Cardiovascular diseases (CVDs) are the prominent cause of death globally, taking an estimated 17.9 million lives each year [1]. CVDs are a group of disorders of the heart and blood vessels, including coronary heart disease, cerebrovascular disease, rheumatic heart disease, and other conditions [1].

A recent revival of cardiovascular drug development has introduced new pharmacological strategies to the market, with numerous promising therapies in various stages of pre-clinical and clinical development [2]. In this regard, extracellular adenosine is involved in the pathogenesis of several CVDs, including hypertension [3], heart failure (HF) [4], atherosclerosis [5], ischemic injury [6], cardiomyopathies (CMs) [7], and myocardial infarction (MI) [8], thus representing an intriguing target to design novel pharmacological tools aimed at managing patients with cardiovascular disorders. In particular, adenosine is a ubiquitous nucleoside mainly generated as a result of sequential dephosphorylation of ATP, ADP, and AMP in the extracellular space [9]. Adenosine or its precursors ATP, ADP, and AMP are massively released under adverse conditions, including hypoxia, ischemia, and inflammation [9]. Once in the extracellular space, adenosine modulates physiological processes involving the heart and the cardiovascular system, through the activation of four G-coupled membrane receptors, named A1, A2A, A2B, and A3 [10]. In particular, adenosine strongly impacts on the physiological regulation of cardiovascular activity, such as heart rate, vasomodulation, and blood pressure regulation, mainly through the activation of its receptors, widely expressed in this context [10].

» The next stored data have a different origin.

template <bool COEFFS>
__global__ void __launch_bounds__(256) k_cross_degrees(DegCrossMap m, const fe *wi_lo, const fe *wi_hi,
                                                       const fe *i3_lo, const fe *i3_hi, fe scale, CrossWs cw,
                                                       DegReport *rep) {
    __shared__ unsigned long long sh_top[4];
    const int k = blockIdx.y;
    const fe *c = m.c + (size_t)k * m.cstride;
    unsigned long long top = 0;
    for (size_t kl = blockIdx.x * (size_t)blockDim.x + threadIdx.x; kl < m.kcount; kl += (size_t)gridDim.x * blockDim.x) {
        const size_t k1 = m.k0 + kl;
        fe w = pow_split(wi_lo, wi_hi, k1);
        fe d[8];
        fe wr = fe_one();
#pragma unroll
        for (int r = 0; r < 8; r++) {
            fe v = c[m.off[r] + kl];
            d[r] = r ? fe_mul(v, wr) : v;
            wr = fe_mul(wr, w);
        }
        fe e0 = d[0], e1 = d[4], e2 = d[2], e3 = d[6], e4 = d[1], e5 = d[5], e6 = d[3], e7 = d[7];
        fe t0 = fe_add(e0, e1), t1 = fe_sub(e0, e1), t2 = fe_add(e2, e3), t3 = fe_sub(e2, e3);
        fe t4 = fe_add(e4, e5), t5 = fe_sub(e4, e5), t6 = fe_add(e6, e7), t7 = fe_sub(e6, e7);
        t3 = fe_mul_uniform(t3, cw.w2);
        t7 = fe_mul_uniform(t7, cw.w2);
        fe u0 = fe_add(t0, t2), u2 = fe_sub(t0, t2), u1 = fe_add(t1, t3), u3 = fe_sub(t1, t3);
        fe u4 = fe_add(t4, t6), u6 = fe_sub(t4, t6), u5 = fe_add(t5, t7), u7 = fe_sub(t5, t7);
        u5 = fe_mul_uniform(u5, cw.w1);
// ... 55 lines not shown
        ZK_PROF(st, "cross_degrees", 128.0 * m.count * (double)m.kcount,
                hipLaunchKernelGGL(k_cross_degrees<false>, grid, dim3(256), 0, st, m, T8n.inv_lo, T8n.inv_hi, inv3.lo,
                                   inv3.hi, scale, cw, rep));
}

constexpr int OOD_GROUP = 7;

template <int KX>
__global__ void k_ood_tables(typename Chal<KX>::T z, typename Chal<KX>::T zg, uint64_t chunk, int nw,
                             typename Chal<KX>::T *tab) {
    typedef typename Chal<KX>::T T;
    const int t = blockIdx.x * blockDim.x + threadIdx.x;
    if (t >= 128 + 2 * nw) return;
    T x;
    uint64_t e;
    if (t < 128) {
        x = t < 64 ? z : zg;
        e = t & 63;
    } else {
        const int u = t - 128;
        x = u < nw ? z : zg;
        e = chunk * (uint64_t)(u < nw ? u : u - nw);
    }
    tab[t] = Chal<KX>::exp(x, e);
}

struct OodPolys {
    static constexpr int MAXP = CoeffSrc::MAXC + 16 + 1;
    int count, count2;
    uint32_t zero;
    const fe *poly[MAXP];
    uint8_t rz[MAXP], rg[MAXP];
};
template <int KX, int E>
__global__ void __launch_bounds__(256) k_ood_eval(OodPolys L, int W, int np, size_t n, const typename Chal<KX>::T *tab,
                                                  int nw, int w0, int w1, fe *partials) {
    typedef Chal<KX> X;
    typedef typename X::T T;
    const int gw = w0 + (int)((blockIdx.x * blockDim.x + threadIdx.x) >> 6);
    const int lane = threadIdx.x & 63;
    const size_t plane = (size_t)np * nw;
    const int tg = (L.count2 + OOD_GROUP - 1) / OOD_GROUP, g = blockIdx.y;
    const bool two = g < tg;
    const int p0 = two ? g * OOD_GROUP : L.count2 + (g - tg) * OOD_GROUP;
    const int p1 = min(two ? L.count2 : L.count, p0 + OOD_GROUP);
    const size_t base = (size_t)gw * 64 * E + lane;
    __shared__ T Y[2][E];
    if (threadIdx.x < 2 * E) {
        const int which = threadIdx.x / E, e = threadIdx.x % E;
        const T y = which ? X::mul(tab[127], tab[65]) : X::mul(tab[63], tab[1]);
        Y[which][e] = X::exp(y, (uint64_t)e);
    }
    __syncthreads();
    if (gw >= w1) return;
    if (blockIdx.y == 0 && L.zero && lane == 0)
        for (int c = 0; c < W; c++)
            if ((L.zero >> c) & 1u) {
                X::st(partials + (size_t)c * nw + gw, plane, X::zero());
                X::st(partials + (size_t)(W + c) * nw + gw, plane, X::zero());
            }
    const T wz = X::mul(tab[lane], tab[128 + gw]);
    const T wzg = two ? X::mul(tab[64 + lane], tab[128 + nw + gw]) : X::zero();
    for (int p = p0; p < p1; p++) {
        const fe *c = L.poly[p] + base;
        fe v[E];
#pragma unroll
        for (int e = 0; e < E; e++) v[e] = base + 64 * (size_t)e < n ? c[64 * e] : fe_zero();
        const T hz = wave_sum(X::mul(dot_base<E>(v, Y[0]), wz));
        if (lane == 0) X::st(partials + (size_t)L.rz[p] * nw + gw, plane, hz);
        if (two) {
            const T hg = wave_sum(X::mul(dot_base<E>(v, Y[1]), wzg));
            if (lane == 0) X::st(partials + (size_t)L.rg[p] * nw + gw, plane, hg);
        }
    }
}

int ood_waves(size_t n) { return (int)std::max<size_t>(1, n / 1024); }

template <class T>
void ood_eval(hipStream_t st, const CoeffSrc &S, int W, const fe *cpolys, int C, int log_n, T z, T zg, fe *tab,
              fe *partials, fe *out, int rank, int G) {
    constexpr int KX = ChalOf<T>::KX;
    const size_t n = (size_t)1 << log_n;
    const int E = n >= 1024 ? 16 : std::max<int>(1, (int)(n / 64));
    const int nw = (int)((n + 64 * E - 1) / (64 * E));
    const int w0 = (int)((int64_t)nw * rank / G), w1 = (int)((int64_t)nw * (rank + 1) / G);
    T *t = reinterpret_cast<T *>(tab);
    hipLaunchKernelGGL(k_ood_tables<KX>, dim3(cdiv(128 + 2 * nw, 256)), dim3(256), 0, st, z, zg, (uint64_t)64 * E, nw, t);
    const int np = ood_out_values(S, W, C);
    OodPolys L{};
    auto add = [&L](const fe *poly, int rz, int rg) {
        L.poly[L.count] = poly, L.rz[L.count] = (uint8_t)rz, L.rg[L.count] = (uint8_t)rg;
        L.count++;
    };
    for (int c = 0; c < W; c++) {
        if (S.mode[c] == CoeffSrc::ZERO) L.zero |= 1u << c;
        else add(S.plane[c], c, W + c);
    }
    if (S.lagr) add(S.lagr, np - 2, np - 1);
    L.count2 = L.count;
    for (int j = 0; j < C; j++) add(cpolys + (size_t)j * n, 2 * W + j, 0);
    const dim3 grid(std::max(1u, cdiv(w1 - w0, 4)),
                    (L.count2 + OOD_GROUP - 1) / OOD_GROUP + (L.count - L.count2 + OOD_GROUP - 1) / OOD_GROUP);
    const char *name = KX == 1 ? "ood_eval" : "ood_eval_ext";
// ... 274 lines not shown
}
template <class T>
const fe *deep_poly(hipStream_t st, const CoeffSrc &TS, const fe *cpolys, int ccols, int log_n,
                    const void *deep_consts_dev, T z, T zg, fe *scratch) {
    const size_t n = (size_t)1 << log_n;
    deep_tables(st, n, z, zg, scratch);
    deep_phase1<T>(st, TS, cpolys, ccols, n, deep_consts_dev, scratch, 0, n, nullptr);
    deep_phase3(st, n, z, zg, scratch, 0, n, nullptr);
    return DeepScratch(scratch, n, ChalOf<T>::KX).out;
}
template <class T>
const fe *deep_range_begin(hipStream_t st, const CoeffSrc &TS, const fe *cpolys, int ccols, int log_n,
                           const void *deep_consts_dev, T z, T zg, fe *scratch, size_t k0, size_t kn) {
    const size_t n = (size_t)1 << log_n;
    deep_tables(st, n, z, zg, scratch);
    fe *total = DeepScratch(scratch, n, ChalOf<T>::KX).total;
    deep_phase1<T>(st, TS, cpolys, ccols, n, deep_consts_dev, scratch, k0, kn, total);
    return total;
}
template <class T>
const fe *deep_range_end(hipStream_t st, int log_n, T z, T zg, fe *scratch, size_t k0, size_t kn, const fe *ext) {
    const size_t n = (size_t)1 << log_n;
    deep_phase3(st, n, z, zg, scratch, k0, kn, ext);
    return DeepScratch(scratch, n, ChalOf<T>::KX).out;
}

struct BndPoly {
    static constexpr int MAXT = 13;
    int nt;
    fe bnd1;
    const fe *plane[MAXT];
    fe c0[MAXT], c1[MAXT];
};
__global__ void __launch_bounds__(DIV_T) k_bnd_div_g(BndPoly bp, const fe *pw, size_t H, fe *g1, fe *g2, fe *bs,
                                                    size_t kbase, size_t kend) {
    __shared__ fe red[DIV_T / 64];
    const size_t per = 2048 + H;
    const size_t k = kbase + blockIdx.x * (size_t)DIV_T + threadIdx.x;
    fe v1 = fe_zero(), v2 = fe_zero();
    if (k < kend) {
        acc288 a0 = acc288_zero(), a1 = acc288_zero();
        for (int i = 0; i < bp.nt; i++) {
            const fe t = ld_fe(bp.plane[i] + k);
            acc288_madd(a0, bp.c0[i], t);
            acc288_madd(a1, bp.c1[i], t);
        }
        v1 = acc288_reduce(a0);
        fe f1 = acc288_reduce(a1);
        if (k == 0) f1 = fe_sub(f1, bp.bnd1);
        v2 = fe_mul(f1, pow_split(pw + per, pw + per + 2048, k));
        g1[k] = v1;
        g2[k] = v2;
    }
    v1 = block_sum256(v1, red);
    v2 = block_sum256(v2, red);
    if (threadIdx.x == 0) {
        bs[2 * blockIdx.x] = v1;
        bs[2 * blockIdx.x + 1] = v2;
    }
}

static void bnd_tables_phase1(hipStream_t st, const CoeffSrc &TS, const fe *w, size_t n, const AirConsts &K, fe c,
                              fe *scratch, size_t k0, size_t kn, fe *total) {
    const DeepScratch S(scratch, n, 1);
    const size_t nb1 = (kn + DIV_T - 1) / DIV_T;
    DeepPowBases<1> pb;
    pb.b[0] = fe_one();
    pb.b[1] = c;
    pb.b[2] = fe_one();
    pb.b[3] = fe_inv(c);
    hipLaunchKernelGGL(k_deep_pow_tables<1>, dim3(cdiv(4 * (2048 + S.H), 256)), dim3(256), 0, st, pb, S.H, S.pw);
    BndPoly bp{};
    bp.bnd1 = K.bnd1;
    static const int col0[12] = {0, 7, 8, 11, 12, 13, 14, 15, 16, 17, 18, 19};
    fe le0 = fe_zero(), le1 = fe_zero();
    for (int i = 0; i < 12; i++) {
        const int cc = col0[i];
        const fe b0 = K.coeff_b[i], b1 = i == 0 || i == 3 ? fe_zero() : K.coeff_b[i < 3 ? 11 + i : 10 + i];
// ... 71 lines not shown

__device__ __forceinline__ bool fe_canon_dev(uint32_t w0, uint32_t w1, uint32_t w2, uint32_t w3) {
    const uint64_t lo = (uint64_t)w0 | ((uint64_t)w1 << 32), hi = (uint64_t)w2 | ((uint64_t)w3 << 32);
    return !(hi == ZK_P_HI && lo >= ZK_P_LO);
}
__global__ void k_fri_coin(uint32_t *seed, const uint8_t *root, int k, fe *alpha_out, fe *alpha_log) {
    if (threadIdx.x != 0 || blockIdx.x != 0) return;
    uint32_t s[8], r[8], h[8];
    for (int i = 0; i < 8; i++) s[i] = seed[i];
    load_digest(root, r);
    b3::merge(s, r, h);
    for (int i = 0; i < 8; i++) seed[i] = h[i];
    for (uint32_t ctr = 1; ctr < 1000; ctr++) {
        uint32_t m[16] = {h[0], h[1], h[2], h[3], h[4], h[5], h[6], h[7], ctr, 0, 0, 0, 0, 0, 0, 0};
        uint32_t d[8];
        b3::iv(d);
        b3::compress(d, m, 0, 0, 40, b3::CHUNK_START | b3::CHUNK_END | b3::ROOT);
        if (fe_canon_dev(d[0], d[1], d[2], d[3]) && (k == 1 || fe_canon_dev(d[4], d[5], d[6], d[7]))) {
            const fe a0 = fe{(uint64_t)d[0] | ((uint64_t)d[1] << 32), (uint64_t)d[2] | ((uint64_t)d[3] << 32)};
            const fe a1 = fe{(uint64_t)d[4] | ((uint64_t)d[5] << 32), (uint64_t)d[6] | ((uint64_t)d[7] << 32)};
            alpha_out[0] = alpha_log[0] = a0;
            if (k == 2) alpha_out[1] = alpha_log[1] = a1;
            return;
        }
    }
}

void fri_coin_launch(hipStream_t st, uint32_t *seed_dev, const uint8_t *root_dev, int k, fe *alpha_dev,
                     fe *alpha_log) {
    hipLaunchKernelGGL(k_fri_coin, dim3(1), dim3(64), 0, st, seed_dev, root_dev, k, alpha_dev, alpha_log);
}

Of note, a rising body of evidence indicates that an abnormal immuno-inflammatory activation is critically involved in many CVDs [11]. Indeed, it has been widely demonstrated that atherosclerosis is predominantly a chronic inflammatory disease of the arterial wall indicating that an alteration of the immune/inflammatory pathways may be the leading mechanisms in a number of CVDs [11]. Adenosine, which accumulates in the extracellular space at sites of tissue damage, is involved in the modulation of immune responses and restraining inflammatory tissue damage [12, 13, 14, 15, 16∗, 17, 18, 19, 20, 21, 22, 23, 24, 25, 26]. A number of studies indicate that extracellular adenosine is a “retaliatory metabolite,” meaning that it is generated as a result of cellular injury or stress, and that through interacting with adenosine receptors, it finely modulates the immune/inflammatory cell activity in order to shield tissues from injury and stress [12,27,28]. For this reason, the pharmacological modulation of the adenosine system may represent an useful target for the management of CVDs, acting either directly on the cardiovascular compartment by modulating its activity or on the immune cell populations involved in the onset and development on cardiovascular disorders.

Based on these premises, the present review article provides an integrated and comprehensive overview about current clinical and pre-clinical evidence about the role of adenosine in the pathophysiology of CVDs. Particular attention has been focused on current scientific evidence about the pharmacological ligands acting on adenosine pathway as useful tools to manage CVDs.